Material provided -

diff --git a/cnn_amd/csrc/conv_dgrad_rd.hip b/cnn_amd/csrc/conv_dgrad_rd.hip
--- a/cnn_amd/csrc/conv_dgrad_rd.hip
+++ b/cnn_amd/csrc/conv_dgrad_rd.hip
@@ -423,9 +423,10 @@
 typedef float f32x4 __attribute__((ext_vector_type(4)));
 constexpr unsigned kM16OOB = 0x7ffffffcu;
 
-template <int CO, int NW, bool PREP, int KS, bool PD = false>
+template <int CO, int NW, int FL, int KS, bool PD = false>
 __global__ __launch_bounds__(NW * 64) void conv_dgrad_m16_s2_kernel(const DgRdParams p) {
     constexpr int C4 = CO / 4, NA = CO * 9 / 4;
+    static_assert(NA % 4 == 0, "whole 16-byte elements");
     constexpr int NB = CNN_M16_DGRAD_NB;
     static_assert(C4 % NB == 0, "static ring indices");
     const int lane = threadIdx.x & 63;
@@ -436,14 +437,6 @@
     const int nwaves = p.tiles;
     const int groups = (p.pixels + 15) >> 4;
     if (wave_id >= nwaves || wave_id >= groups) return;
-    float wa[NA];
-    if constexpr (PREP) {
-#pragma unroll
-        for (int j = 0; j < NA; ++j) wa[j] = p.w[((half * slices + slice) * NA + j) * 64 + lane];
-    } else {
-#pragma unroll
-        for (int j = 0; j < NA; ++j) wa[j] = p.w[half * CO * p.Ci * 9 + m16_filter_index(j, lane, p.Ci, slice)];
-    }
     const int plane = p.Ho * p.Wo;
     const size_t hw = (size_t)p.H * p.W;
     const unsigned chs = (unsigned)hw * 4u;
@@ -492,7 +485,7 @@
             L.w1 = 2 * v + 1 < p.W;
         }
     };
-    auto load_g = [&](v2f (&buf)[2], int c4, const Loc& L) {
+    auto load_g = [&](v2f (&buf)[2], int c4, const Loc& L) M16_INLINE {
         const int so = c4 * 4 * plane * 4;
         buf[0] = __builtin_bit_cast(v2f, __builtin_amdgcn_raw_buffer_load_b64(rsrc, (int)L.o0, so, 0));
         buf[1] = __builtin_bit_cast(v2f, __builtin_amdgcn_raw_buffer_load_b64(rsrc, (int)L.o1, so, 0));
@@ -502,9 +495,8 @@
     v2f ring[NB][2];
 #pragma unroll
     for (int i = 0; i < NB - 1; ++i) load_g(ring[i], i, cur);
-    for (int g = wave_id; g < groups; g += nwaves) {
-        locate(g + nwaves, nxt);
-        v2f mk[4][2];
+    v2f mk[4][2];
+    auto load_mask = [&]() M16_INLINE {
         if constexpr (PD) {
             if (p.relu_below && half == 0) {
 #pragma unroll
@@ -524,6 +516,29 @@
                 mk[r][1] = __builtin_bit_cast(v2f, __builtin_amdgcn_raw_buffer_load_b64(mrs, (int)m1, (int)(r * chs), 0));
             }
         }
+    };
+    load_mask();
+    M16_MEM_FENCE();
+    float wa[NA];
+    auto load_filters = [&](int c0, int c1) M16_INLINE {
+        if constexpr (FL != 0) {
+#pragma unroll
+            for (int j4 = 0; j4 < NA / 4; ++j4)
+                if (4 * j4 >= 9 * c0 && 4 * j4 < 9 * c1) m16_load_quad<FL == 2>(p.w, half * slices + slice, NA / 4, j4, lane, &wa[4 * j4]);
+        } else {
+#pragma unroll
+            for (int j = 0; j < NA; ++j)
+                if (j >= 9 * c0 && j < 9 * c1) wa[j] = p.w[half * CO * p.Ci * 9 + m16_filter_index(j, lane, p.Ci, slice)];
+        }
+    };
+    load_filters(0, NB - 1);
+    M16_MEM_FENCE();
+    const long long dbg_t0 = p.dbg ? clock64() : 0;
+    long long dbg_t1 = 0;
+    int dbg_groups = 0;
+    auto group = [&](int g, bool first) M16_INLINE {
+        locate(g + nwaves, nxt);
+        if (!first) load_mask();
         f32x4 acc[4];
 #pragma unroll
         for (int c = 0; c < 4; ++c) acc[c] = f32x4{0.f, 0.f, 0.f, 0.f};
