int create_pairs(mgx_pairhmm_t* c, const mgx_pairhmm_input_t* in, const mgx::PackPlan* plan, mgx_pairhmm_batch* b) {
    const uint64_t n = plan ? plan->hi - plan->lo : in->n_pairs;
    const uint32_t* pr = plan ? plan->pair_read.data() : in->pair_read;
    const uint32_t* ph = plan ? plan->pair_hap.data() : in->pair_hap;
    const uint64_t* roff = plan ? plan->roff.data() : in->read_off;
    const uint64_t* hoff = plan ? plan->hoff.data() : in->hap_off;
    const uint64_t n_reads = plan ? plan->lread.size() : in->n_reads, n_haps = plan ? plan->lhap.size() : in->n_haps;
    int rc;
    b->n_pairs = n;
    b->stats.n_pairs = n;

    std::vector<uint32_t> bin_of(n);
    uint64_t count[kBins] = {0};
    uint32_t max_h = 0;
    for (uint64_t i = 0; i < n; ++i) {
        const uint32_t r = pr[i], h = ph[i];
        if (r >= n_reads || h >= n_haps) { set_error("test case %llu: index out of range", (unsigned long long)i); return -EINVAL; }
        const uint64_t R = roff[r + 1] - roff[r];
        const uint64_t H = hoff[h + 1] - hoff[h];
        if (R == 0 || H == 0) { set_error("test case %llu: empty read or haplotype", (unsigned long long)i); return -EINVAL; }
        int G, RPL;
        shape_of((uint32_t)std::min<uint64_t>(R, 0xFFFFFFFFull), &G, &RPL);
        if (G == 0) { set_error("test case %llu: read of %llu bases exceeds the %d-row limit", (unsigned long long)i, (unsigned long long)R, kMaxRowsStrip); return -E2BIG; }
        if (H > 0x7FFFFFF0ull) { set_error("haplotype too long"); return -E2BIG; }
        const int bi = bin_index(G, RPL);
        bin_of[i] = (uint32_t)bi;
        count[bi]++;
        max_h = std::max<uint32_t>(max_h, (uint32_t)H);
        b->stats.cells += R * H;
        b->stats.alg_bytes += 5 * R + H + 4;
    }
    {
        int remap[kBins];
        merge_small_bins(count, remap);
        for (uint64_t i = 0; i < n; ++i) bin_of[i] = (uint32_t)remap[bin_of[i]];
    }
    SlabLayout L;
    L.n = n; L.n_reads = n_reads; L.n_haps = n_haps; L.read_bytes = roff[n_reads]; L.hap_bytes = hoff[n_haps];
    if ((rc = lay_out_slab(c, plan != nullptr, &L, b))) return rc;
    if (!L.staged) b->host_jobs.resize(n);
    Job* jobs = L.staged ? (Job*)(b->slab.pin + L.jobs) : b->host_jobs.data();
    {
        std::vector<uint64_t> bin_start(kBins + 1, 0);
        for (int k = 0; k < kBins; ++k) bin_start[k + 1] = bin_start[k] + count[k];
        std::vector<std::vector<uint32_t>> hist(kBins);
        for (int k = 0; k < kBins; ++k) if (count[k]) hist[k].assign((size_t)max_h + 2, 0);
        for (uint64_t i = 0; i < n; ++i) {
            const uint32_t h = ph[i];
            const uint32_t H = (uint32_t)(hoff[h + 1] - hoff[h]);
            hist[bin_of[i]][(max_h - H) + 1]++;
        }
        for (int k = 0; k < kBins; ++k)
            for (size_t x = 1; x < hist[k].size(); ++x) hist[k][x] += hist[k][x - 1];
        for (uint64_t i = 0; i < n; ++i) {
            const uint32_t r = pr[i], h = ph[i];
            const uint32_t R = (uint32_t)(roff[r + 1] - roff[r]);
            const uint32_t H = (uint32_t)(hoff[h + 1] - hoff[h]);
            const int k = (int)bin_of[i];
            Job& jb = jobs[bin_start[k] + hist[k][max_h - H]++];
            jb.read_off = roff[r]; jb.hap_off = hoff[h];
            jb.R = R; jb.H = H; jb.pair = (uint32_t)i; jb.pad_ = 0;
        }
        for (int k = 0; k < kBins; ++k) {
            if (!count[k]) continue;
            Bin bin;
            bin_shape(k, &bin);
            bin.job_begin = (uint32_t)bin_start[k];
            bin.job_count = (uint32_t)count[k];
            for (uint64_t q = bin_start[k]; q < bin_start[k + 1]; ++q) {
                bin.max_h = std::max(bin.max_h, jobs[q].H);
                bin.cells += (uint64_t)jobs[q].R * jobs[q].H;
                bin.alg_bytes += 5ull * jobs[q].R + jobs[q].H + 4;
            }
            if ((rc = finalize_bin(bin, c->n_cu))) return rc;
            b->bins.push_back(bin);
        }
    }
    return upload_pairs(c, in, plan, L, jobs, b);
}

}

Work item -
Within this listing, how many lines hold "staged"? Give the number alone.

Response area -
2